For each line of the data below, test for "blockDim". Report only the number of lines that pass.

Stored items:
============================================================
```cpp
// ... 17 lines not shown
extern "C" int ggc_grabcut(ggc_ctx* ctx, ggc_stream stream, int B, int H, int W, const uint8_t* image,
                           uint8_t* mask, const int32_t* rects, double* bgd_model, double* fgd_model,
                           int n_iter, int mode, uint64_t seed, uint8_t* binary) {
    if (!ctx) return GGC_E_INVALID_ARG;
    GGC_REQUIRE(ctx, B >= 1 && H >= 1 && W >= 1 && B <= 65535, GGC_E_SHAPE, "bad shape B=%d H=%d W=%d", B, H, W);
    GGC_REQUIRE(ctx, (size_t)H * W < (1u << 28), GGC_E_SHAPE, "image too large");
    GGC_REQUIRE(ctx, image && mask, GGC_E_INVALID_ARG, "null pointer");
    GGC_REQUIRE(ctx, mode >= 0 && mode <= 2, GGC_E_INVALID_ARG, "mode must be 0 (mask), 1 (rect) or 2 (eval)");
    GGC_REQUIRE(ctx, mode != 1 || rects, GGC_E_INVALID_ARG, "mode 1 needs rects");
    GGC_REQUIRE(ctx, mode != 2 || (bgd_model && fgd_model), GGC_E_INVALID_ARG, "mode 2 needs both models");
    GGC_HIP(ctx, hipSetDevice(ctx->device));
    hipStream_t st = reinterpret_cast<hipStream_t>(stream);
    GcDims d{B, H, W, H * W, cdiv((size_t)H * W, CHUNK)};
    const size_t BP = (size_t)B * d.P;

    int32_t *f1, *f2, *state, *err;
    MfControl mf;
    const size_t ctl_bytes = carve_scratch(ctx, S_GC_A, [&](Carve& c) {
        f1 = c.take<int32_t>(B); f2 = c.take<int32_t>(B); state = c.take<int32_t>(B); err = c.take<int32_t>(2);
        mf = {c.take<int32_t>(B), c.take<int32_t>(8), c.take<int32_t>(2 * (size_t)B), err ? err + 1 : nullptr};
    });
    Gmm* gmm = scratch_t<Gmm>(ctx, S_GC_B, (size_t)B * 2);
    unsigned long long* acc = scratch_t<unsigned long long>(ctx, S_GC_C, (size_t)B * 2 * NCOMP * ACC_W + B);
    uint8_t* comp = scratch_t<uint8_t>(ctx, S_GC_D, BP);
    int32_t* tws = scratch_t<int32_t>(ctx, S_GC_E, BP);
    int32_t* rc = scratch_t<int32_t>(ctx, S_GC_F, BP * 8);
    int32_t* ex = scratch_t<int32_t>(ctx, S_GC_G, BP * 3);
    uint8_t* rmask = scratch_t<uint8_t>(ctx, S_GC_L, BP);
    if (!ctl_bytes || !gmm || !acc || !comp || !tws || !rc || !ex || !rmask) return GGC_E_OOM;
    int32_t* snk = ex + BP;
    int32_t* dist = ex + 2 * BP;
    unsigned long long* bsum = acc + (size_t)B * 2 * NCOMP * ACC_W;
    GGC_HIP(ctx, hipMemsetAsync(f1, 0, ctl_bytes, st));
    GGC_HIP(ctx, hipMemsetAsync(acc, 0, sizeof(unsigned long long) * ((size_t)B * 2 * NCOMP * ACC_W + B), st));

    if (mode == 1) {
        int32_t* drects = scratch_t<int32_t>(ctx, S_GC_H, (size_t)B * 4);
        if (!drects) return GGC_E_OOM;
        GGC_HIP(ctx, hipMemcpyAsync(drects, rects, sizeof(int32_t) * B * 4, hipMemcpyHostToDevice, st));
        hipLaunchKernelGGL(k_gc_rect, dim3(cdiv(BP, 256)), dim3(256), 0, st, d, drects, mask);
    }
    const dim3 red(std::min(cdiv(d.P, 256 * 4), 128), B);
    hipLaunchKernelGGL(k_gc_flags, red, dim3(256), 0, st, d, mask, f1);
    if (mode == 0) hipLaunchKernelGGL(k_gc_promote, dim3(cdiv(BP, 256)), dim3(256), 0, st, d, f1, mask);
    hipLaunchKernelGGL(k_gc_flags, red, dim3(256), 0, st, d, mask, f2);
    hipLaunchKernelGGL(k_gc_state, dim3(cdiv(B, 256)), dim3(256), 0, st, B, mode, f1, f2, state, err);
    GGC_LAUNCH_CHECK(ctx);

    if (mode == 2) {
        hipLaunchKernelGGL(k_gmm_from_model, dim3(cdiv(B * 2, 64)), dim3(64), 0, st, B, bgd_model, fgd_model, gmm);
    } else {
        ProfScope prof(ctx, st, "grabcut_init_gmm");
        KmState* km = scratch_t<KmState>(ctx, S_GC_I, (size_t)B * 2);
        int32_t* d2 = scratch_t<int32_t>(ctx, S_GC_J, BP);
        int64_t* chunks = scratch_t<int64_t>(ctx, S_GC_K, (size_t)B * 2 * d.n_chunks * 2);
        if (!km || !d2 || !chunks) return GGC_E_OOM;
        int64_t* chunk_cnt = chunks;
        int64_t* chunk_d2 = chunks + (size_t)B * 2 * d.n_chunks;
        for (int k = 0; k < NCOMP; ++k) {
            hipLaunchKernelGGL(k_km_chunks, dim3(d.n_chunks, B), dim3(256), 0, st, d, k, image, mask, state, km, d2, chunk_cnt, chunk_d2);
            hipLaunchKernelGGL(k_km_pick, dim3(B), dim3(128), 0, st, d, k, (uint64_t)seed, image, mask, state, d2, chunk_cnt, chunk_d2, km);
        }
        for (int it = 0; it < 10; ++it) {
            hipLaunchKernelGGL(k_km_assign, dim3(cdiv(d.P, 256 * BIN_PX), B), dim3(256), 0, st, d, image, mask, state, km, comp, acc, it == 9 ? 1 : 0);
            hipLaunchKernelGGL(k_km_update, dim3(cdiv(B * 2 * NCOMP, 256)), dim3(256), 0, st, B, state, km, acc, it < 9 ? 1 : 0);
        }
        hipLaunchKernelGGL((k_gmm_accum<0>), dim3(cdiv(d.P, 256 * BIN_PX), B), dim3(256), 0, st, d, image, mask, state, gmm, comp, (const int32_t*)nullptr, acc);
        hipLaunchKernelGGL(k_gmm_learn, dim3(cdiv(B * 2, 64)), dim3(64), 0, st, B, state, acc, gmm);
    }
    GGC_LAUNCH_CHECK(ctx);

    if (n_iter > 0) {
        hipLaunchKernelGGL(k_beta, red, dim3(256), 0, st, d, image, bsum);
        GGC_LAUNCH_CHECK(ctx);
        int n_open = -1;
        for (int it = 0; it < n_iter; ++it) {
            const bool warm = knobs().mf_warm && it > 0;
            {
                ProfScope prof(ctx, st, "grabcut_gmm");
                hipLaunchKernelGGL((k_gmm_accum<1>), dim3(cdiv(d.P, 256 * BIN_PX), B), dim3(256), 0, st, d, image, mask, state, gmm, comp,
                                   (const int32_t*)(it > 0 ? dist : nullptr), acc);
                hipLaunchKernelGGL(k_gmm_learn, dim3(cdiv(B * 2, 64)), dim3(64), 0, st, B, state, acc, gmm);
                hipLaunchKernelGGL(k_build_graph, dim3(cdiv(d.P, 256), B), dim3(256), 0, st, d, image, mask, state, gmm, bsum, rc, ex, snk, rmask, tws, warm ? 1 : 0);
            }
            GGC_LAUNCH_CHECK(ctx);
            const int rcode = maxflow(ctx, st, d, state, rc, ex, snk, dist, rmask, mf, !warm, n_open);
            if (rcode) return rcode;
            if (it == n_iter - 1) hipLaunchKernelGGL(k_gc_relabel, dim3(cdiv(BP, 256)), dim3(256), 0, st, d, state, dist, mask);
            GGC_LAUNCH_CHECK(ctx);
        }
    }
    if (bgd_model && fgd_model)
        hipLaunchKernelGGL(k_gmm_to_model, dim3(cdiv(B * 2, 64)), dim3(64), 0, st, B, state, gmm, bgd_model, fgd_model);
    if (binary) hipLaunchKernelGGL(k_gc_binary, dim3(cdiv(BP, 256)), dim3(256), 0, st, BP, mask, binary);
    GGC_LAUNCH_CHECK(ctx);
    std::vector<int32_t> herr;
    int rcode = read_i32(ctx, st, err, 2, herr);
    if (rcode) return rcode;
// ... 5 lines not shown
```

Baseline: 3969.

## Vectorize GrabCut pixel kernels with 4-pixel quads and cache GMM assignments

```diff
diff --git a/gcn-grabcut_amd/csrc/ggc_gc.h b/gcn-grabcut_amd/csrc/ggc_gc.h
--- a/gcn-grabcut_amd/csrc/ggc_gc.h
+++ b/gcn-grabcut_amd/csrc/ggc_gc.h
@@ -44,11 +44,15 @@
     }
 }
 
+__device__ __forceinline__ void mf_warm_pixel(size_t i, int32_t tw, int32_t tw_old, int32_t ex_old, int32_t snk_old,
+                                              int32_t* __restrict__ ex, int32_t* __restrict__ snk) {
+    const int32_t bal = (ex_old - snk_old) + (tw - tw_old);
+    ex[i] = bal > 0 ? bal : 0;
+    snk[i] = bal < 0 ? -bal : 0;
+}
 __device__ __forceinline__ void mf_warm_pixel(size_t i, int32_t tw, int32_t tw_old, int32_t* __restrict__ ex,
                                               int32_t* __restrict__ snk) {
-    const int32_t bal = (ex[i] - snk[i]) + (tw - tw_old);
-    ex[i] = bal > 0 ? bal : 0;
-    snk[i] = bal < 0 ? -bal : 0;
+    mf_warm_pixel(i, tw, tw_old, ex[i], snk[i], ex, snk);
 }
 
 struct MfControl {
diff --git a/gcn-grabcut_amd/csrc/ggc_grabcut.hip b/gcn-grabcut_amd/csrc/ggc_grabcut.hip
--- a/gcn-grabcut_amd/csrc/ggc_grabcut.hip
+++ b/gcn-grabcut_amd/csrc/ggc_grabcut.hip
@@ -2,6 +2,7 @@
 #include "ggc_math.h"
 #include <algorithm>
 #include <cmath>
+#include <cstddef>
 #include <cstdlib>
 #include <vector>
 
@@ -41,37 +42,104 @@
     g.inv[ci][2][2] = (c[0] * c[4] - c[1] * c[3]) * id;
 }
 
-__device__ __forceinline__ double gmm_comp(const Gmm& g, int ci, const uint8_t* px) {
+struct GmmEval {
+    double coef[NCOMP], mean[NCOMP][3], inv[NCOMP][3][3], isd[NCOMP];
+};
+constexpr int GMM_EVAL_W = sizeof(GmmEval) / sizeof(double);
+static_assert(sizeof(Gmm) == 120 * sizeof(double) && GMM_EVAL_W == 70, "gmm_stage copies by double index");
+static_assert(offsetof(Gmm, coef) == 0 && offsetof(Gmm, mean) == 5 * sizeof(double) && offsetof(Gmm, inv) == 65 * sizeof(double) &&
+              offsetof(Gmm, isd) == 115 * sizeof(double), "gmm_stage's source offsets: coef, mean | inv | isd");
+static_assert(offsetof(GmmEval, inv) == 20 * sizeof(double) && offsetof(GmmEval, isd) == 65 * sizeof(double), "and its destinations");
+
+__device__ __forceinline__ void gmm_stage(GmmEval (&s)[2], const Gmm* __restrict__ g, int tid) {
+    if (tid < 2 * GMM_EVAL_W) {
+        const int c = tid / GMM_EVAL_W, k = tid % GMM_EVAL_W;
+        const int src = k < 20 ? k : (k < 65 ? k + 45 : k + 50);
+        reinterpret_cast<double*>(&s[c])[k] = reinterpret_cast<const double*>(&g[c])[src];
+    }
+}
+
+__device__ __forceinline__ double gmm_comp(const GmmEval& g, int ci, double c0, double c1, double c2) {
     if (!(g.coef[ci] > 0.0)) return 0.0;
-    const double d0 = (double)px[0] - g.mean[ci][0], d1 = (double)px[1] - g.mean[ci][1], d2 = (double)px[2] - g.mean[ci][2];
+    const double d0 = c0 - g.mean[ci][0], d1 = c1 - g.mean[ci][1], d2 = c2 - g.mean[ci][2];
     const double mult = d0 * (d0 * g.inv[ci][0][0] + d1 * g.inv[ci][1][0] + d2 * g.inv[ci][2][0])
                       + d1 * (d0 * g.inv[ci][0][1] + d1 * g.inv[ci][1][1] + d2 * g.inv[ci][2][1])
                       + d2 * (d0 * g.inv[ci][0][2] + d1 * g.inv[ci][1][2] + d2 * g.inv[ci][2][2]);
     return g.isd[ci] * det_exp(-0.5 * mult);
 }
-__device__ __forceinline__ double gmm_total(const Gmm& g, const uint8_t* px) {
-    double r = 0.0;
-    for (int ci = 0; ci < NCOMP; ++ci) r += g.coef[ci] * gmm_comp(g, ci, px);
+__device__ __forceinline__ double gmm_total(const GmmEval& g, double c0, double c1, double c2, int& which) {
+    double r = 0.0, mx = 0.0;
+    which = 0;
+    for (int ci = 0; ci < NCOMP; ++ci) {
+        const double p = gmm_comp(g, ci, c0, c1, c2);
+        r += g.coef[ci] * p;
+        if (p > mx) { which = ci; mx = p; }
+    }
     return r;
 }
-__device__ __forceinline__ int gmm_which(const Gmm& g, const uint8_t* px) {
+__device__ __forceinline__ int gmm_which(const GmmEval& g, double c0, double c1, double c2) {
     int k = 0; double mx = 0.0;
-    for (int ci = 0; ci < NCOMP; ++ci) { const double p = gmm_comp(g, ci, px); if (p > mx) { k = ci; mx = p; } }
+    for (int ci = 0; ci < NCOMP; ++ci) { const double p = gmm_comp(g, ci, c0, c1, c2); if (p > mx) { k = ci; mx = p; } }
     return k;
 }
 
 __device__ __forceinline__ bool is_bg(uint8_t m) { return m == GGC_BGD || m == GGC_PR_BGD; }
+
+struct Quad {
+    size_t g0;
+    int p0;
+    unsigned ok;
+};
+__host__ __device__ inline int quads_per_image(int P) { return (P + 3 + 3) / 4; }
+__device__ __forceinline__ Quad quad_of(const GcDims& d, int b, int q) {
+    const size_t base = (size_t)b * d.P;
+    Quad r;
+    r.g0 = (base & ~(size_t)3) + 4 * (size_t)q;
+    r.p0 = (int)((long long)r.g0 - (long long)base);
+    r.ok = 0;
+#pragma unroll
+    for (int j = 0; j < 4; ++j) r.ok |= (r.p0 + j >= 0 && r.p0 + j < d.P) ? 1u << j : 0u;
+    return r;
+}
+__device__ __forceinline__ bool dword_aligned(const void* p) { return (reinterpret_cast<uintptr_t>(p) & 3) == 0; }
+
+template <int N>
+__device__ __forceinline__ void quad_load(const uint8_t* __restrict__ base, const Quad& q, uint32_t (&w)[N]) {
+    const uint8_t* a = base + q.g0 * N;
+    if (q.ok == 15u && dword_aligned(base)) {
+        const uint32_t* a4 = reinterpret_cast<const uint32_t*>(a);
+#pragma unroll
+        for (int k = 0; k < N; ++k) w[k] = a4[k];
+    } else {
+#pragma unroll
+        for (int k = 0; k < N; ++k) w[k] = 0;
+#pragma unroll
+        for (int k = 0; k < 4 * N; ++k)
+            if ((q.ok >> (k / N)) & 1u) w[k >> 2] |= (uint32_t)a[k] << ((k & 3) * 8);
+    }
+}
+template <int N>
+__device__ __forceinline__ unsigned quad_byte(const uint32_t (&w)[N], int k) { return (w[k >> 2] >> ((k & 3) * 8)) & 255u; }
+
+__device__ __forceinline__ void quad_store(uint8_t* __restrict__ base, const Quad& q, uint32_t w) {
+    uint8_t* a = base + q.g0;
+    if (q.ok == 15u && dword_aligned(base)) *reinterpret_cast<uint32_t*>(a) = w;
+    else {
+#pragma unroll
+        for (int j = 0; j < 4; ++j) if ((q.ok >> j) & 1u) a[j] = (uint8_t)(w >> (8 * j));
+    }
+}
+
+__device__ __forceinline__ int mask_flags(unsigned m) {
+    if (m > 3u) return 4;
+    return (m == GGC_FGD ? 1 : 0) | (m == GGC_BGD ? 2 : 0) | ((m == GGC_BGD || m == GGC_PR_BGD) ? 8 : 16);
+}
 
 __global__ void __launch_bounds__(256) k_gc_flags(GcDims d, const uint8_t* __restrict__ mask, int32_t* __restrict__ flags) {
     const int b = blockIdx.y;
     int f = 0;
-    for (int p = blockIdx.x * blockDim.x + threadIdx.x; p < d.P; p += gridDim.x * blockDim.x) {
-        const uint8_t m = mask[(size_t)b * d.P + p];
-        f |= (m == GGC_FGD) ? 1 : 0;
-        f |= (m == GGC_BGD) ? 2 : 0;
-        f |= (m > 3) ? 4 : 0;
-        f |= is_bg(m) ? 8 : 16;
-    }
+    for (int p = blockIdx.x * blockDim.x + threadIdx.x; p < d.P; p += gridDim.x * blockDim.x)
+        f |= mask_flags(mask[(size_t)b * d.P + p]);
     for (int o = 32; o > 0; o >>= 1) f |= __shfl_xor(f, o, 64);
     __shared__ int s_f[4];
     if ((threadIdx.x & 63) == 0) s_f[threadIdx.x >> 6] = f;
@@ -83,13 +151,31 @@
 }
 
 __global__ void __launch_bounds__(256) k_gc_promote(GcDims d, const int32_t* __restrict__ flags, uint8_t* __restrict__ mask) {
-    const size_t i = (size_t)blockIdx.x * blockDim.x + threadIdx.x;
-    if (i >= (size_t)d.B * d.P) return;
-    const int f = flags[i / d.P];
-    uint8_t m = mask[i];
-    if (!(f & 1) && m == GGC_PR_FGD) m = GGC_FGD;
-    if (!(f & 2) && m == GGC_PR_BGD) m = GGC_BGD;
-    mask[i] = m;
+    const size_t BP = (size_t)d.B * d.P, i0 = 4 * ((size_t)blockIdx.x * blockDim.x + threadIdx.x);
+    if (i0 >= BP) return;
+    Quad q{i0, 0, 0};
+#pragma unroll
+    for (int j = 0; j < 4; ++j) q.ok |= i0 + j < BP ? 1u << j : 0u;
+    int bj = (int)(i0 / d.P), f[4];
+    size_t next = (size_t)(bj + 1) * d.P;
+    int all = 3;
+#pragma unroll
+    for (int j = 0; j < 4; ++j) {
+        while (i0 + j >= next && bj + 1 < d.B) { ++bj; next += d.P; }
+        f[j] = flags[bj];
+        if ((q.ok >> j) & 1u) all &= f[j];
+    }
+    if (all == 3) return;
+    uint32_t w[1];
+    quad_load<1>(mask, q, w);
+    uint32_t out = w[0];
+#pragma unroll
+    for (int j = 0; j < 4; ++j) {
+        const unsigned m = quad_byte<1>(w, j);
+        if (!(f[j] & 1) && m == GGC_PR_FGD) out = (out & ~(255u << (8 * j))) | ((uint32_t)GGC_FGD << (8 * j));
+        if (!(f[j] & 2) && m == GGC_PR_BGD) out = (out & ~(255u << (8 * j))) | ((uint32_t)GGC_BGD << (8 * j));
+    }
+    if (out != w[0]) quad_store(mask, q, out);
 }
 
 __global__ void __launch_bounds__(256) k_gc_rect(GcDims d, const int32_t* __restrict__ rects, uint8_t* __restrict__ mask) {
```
============================================================
**ANSWER TO THE PROBLEM**
4